Type Other Publication
Scope Discipline-based scholarship
Title Network-Aware Workload Scheduling for Scalable Linked Data Stream Processing
Organization Unit
Authors
  • Lorenz Fischer
  • Thomas Scharrenbach
  • Abraham Bernstein
Language
  • English
How Published
Date 2013
Abstract Text In order to cope with the ever-increasing data volume, distributed stream processing systems have been proposed. To ensure scalability most distributed systems partition the data and distribute the workload among multiple machines. This approach does, however, raise the question how the data and the workload should be partitioned and distributed.

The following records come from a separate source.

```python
EXPORTS = [
    "p4v_version", "p4v_last_error",
    "p4v_linear_workspace_bytes", "p4v_linear_calibrate",
    "p4v_matmul_workspace_bytes", "p4v_matmul_calibrate",
    "p4v_matmul_blocks_workspace_bytes", "p4v_matmul_blocks_calibrate", "p4v_amax_init_matmul_blocks",
    "p4v_matmul_blocks_search", "p4v_matmul_blocks_quant_forward",
    "p4v_conv_workspace_bytes", "p4v_conv_calibrate",
    "p4v_calibrate_group", "p4v_launch_counters",
    "p4v_linear_quant_forward", "p4v_matmul_quant_forward",
    "p4v_amax_init_linear", "p4v_linear_search_w", "p4v_linear_search_a",
    "p4v_amax_init_matmul", "p4v_matmul_search_A", "p4v_sos_search_split", "p4v_matmul_search_B",
    "p4v_amax_init_conv", "p4v_conv_search_w_channelwise", "p4v_conv_search_w_layerwise", "p4v_conv_search_a",
    "p4v_score_argmax_gather",
    "p4v_quantize_i8", "p4v_pack_plane_i8", "p4v_fake_quant", "p4v_export_quantize", "p4v_multi_copy",
    "p4v_stats_enable", "p4v_stats_reset", "p4v_stats_get", "p4v_stats_launches", "p4v_prune_counters",
    "p4v_debug_set_variant", "p4v_debug_set_tuning", "p4v_debug_bound_totals", "p4v_debug_topk_rows", "p4v_debug_pack_dual", "p4v_debug_prep_epi6",
    "p4v_debug_pack_cands", "p4v_debug_gather_im2col",
]

_lib = None


def load():
    global _lib
    if _lib is not None:
        return _lib
    if not os.path.exists(LIB_PATH):
        raise RuntimeError(
            f"ptq4vit_amd: HIP extension {LIB_PATH} is missing -- build it with "
            "`python -c 'import __graft_entry__ as g; g.build()'` (hipcc --offload-arch=gfx950). "
            "There is no CPU fallback for the calibration path.")
    import torch
    lib = C.CDLL(LIB_PATH)
    vp, fp, ip = C.c_void_p, C.c_void_p, C.c_void_p
    lib.p4v_version.restype = C.c_int
    lib.p4v_last_error.restype = C.c_char_p
    lib.p4v_linear_workspace_bytes.restype = C.c_size_t
    lib.p4v_linear_workspace_bytes.argtypes = [C.POINTER(LinearDesc)]
    lib.p4v_linear_calibrate.restype = C.c_int
    lib.p4v_linear_calibrate.argtypes = [C.POINTER(LinearDesc), fp, fp, fp, fp, fp, fp, fp, fp, fp, ip, vp, C.c_size_t, vp]
    lib.p4v_matmul_workspace_bytes.restype = C.c_size_t
    lib.p4v_matmul_workspace_bytes.argtypes = [C.POINTER(MatMulDesc)]
    lib.p4v_matmul_calibrate.restype = C.c_int
    lib.p4v_matmul_calibrate.argtypes = [C.POINTER(MatMulDesc), fp, fp, fp, fp, fp, fp, fp, fp, fp, ip, vp, C.c_size_t, vp]
    MBD = C.POINTER(MatMulBlocksDesc)
    lib.p4v_matmul_blocks_workspace_bytes.restype = C.c_size_t
    lib.p4v_matmul_blocks_workspace_bytes.argtypes = [MBD]
    lib.p4v_matmul_blocks_calibrate.restype = C.c_int
    lib.p4v_matmul_blocks_calibrate.argtypes = [MBD, fp, fp, fp, fp, fp, fp, fp, fp, fp, ip, vp, C.c_size_t, vp]
    lib.p4v_amax_init_matmul_blocks.restype = C.c_int
# ... 18 lines not shown
            ("p4v_linear_search_a", [LD] + [fp] * 9 + [ip]),
            ("p4v_amax_init_matmul", [MD] + [fp] * 4),
            ("p4v_matmul_search_A", [MD] + [fp] * 8 + [ip]),
            ("p4v_sos_search_split", [MD] + [fp] * 7 + [ip]),
            ("p4v_matmul_search_B", [MD] + [fp] * 9 + [ip]),
            ("p4v_amax_init_conv", [CD] + [fp] * 4),
            ("p4v_conv_search_w_channelwise", [CD] + [fp] * 9 + [ip]),
            ("p4v_conv_search_w_layerwise", [CD] + [fp] * 9 + [ip]),
            ("p4v_conv_search_a", [CD] + [fp] * 9 + [ip])):
        fn = getattr(lib, name)
        fn.restype = C.c_int
        fn.argtypes = args + tail
    lib.p4v_score_argmax_gather.restype = C.c_int
    lib.p4v_score_argmax_gather.argtypes = [fp, C.c_int32, C.c_int32, fp, fp, ip, vp]
    lib.p4v_quantize_i8.restype = C.c_int
    lib.p4v_quantize_i8.argtypes = [fp, C.c_int64, C.c_int64, C.c_int64, fp, C.c_int64, C.c_int32, C.c_int32, vp, vp]
    lib.p4v_fake_quant.restype = C.c_int
    lib.p4v_fake_quant.argtypes = [fp, C.c_int64, C.c_int64, fp, C.c_int64, C.c_int32, C.c_int32, fp, vp]
    lib.p4v_pack_plane_i8.restype = C.c_int
    lib.p4v_pack_plane_i8.argtypes = [C.POINTER(PlaneDesc), fp, fp, vp, vp]
    lib.p4v_export_quantize.restype = C.c_int
    lib.p4v_export_quantize.argtypes = [C.POINTER(ExportDesc), fp, fp, fp, vp, vp]
    lib.p4v_multi_copy.restype = C.c_int
    lib.p4v_multi_copy.argtypes = [vp, C.c_int32, C.c_int64, C.c_int64, vp]
    lib.p4v_debug_topk_rows.restype = C.c_int
    lib.p4v_debug_topk_rows.argtypes = [vp, C.c_int, C.c_int, C.c_int, vp, vp]
    lib.p4v_debug_pack_dual.restype = C.c_int
    lib.p4v_debug_pack_dual.argtypes = [fp, C.c_long, C.c_long, C.c_long, C.c_int, C.c_int, C.c_int, C.c_int, fp, C.c_float, vp, vp, vp]
    lib.p4v_debug_pack_cands.restype = C.c_int
    lib.p4v_debug_pack_cands.argtypes = [fp, C.c_long, C.c_long, C.c_long, C.c_long, C.c_int, C.c_int, C.c_int, fp, C.c_int, vp, vp,
                                         C.c_int, C.c_int, vp, vp]
    lib.p4v_debug_gather_im2col.restype = C.c_int
    lib.p4v_debug_gather_im2col.argtypes = [C.c_int] * 12 + [fp, ip, C.c_int, fp, vp]
    lib.p4v_debug_prep_epi6.restype = C.c_int
    lib.p4v_debug_prep_epi6.argtypes = [fp, fp, fp, C.c_long, C.c_long, C.c_int, C.c_int, C.c_int, C.c_int, C.c_int, fp, vp]
    lib.p4v_debug_set_variant.restype = C.c_int
    lib.p4v_debug_set_variant.argtypes = [C.c_int, C.c_int]
    lib.p4v_debug_set_tuning.restype = C.c_int
    lib.p4v_debug_set_tuning.argtypes = [C.c_int, C.c_int]
    lib.p4v_debug_bound_totals.restype = C.c_int
    lib.p4v_debug_bound_totals.argtypes = [fp, C.c_int64, C.POINTER(C.c_int64)]
    lib.p4v_stats_enable.restype = C.c_int
    lib.p4v_stats_enable.argtypes = [C.c_int]
    lib.p4v_stats_reset.restype = C.c_int
    lib.p4v_stats_get.restype = C.c_int
    lib.p4v_stats_get.argtypes = [C.POINTER(KernelStats)]
    lib.p4v_stats_launches.restype = C.c_int
    lib.p4v_stats_launches.argtypes = [C.POINTER(LaunchRecord), C.c_int64, C.POINTER(C.c_int64)]
    lib.p4v_prune_counters.restype = C.c_int
    lib.p4v_prune_counters.argtypes = [C.POINTER(C.c_int64), C.c_int]
    lib.p4v_launch_counters.restype = C.c_int
    lib.p4v_launch_counters.argtypes = [C.POINTER(C.c_int64), C.c_int]
    lib.p4v_calibrate_group.restype = C.c_int
    lib.p4v_calibrate_group.argtypes = [C.POINTER(GroupJob), C.c_int32, vp, vp]
    _lib = lib
    return lib


def check(rc, what):
    if rc != 0:
        msg = load().p4v_last_error().decode("utf-8", "replace")
        if rc == -2:
            raise NotImplementedError(f"{what}: {msg}")
        raise RuntimeError(f"{what} failed (code {rc}): {msg}")


# ... 9 lines not shown
```

### ptq4vit_amd/csrc/p4v_api.hip

```cpp
#include <hip/hip_runtime.h>

#include <algorithm>
#include <atomic>
#include <climits>
#include <cstdarg>
#include <cstdio>
#include <condition_variable>
#include <cstring>
#include <deque>
#include <functional>
#include <thread>
#include <mutex>
#include <string>
#include <unordered_map>
#include <type_traits>
#include <vector>

#include "../../include/ptq4vit_hip.h"
#include "../../include/ptq4vit_hip_debug.h"
#include "p4v_kernels.h"

using namespace p4v;

namespace {
// ... 1721 lines not shown
            if (tune(TUNE_PRINT) > 0) fprintf(stderr, "[p4v] second tier: %d survivors of the %d-row slice -> %d of the %d-row slice (M %d N %d K %d)\n", nsurv, k, std::max(0, h[1] - h[0]), k2, ps.Mrows, ps.Ncols, ps.K);
            if (h[0] >= h[1]) return select_without_b2();
            rB = r3; rBblk = rblk3;
            hlo = h[0]; hhi = h[1];
            if (hm && ps.nj <= MIR_BLK) { for (int i = 0; i < 2 * ps.nj; ++i) hblk[i] = reinterpret_cast<volatile int*>(hm)[MIR_RB2 + i]; }
            else hblk_ok = false;
        }
    }
    Pass b2 = ps;
    b2.crange = rB; b2.crange_blk = rBblk; b2.scores_keep = S2; b2.no_select = true;
    b2.host_lo = hlo; b2.host_hi = hhi; b2.host_rblk = hblk_ok ? hblk : nullptr;
    b2.S1_pre = S1s; b2.S2_pre = S2s; b2.s_ready = true;
    g_stage = 3;
    { const int r_ = run_pass(c, b2); g_stage = 0; if (r_) return r_; }
    if (!c.dry) {
        if (virt) CHK(enqueue(c, KERN(MergeVirtParams, k_merge_virtual), dim3(cdiv(ps.nj, 64)), dim3(64), 0, MergeVirtParams{S2, SB, best_idx, ps.nj}));
        else CHK(enqueue(c, KERN(MergeParams, k_merge_scores), dim3(cdiv((long)tab, 256)), dim3(256), 0, MergeParams{S2, SB, (int)tab}));
        CHK(launch_pass_select(c, ps, S2));
    }
    c.ws.off = mark;
    return 0;
}
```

A uniform scheduling strategy---a uniform distribution of computation load among available machines---typically used by stream processing systems, disregards network-load as one of the major bottlenecks for throughput resulting in an immense load in terms of inter-machine communication. We propose a graph-partitioning based approach for workload scheduling within stream processing systems.We implemented a distributed triple-stream processing engine on top of the Storm realtime computation framework and evaluate its communication behavior using two real-world datasets. We show that the application of graph partitioning algorithms can decrease inter-machine communication substantially (by 40% to 99%) whilst maintaining an even workload distribution, even using very limited data statistics. We also find that processing RDF data as single triples at a time rather than graph fragments (containing multiple triples), may decrease throughput indicating the usefulness of semantics.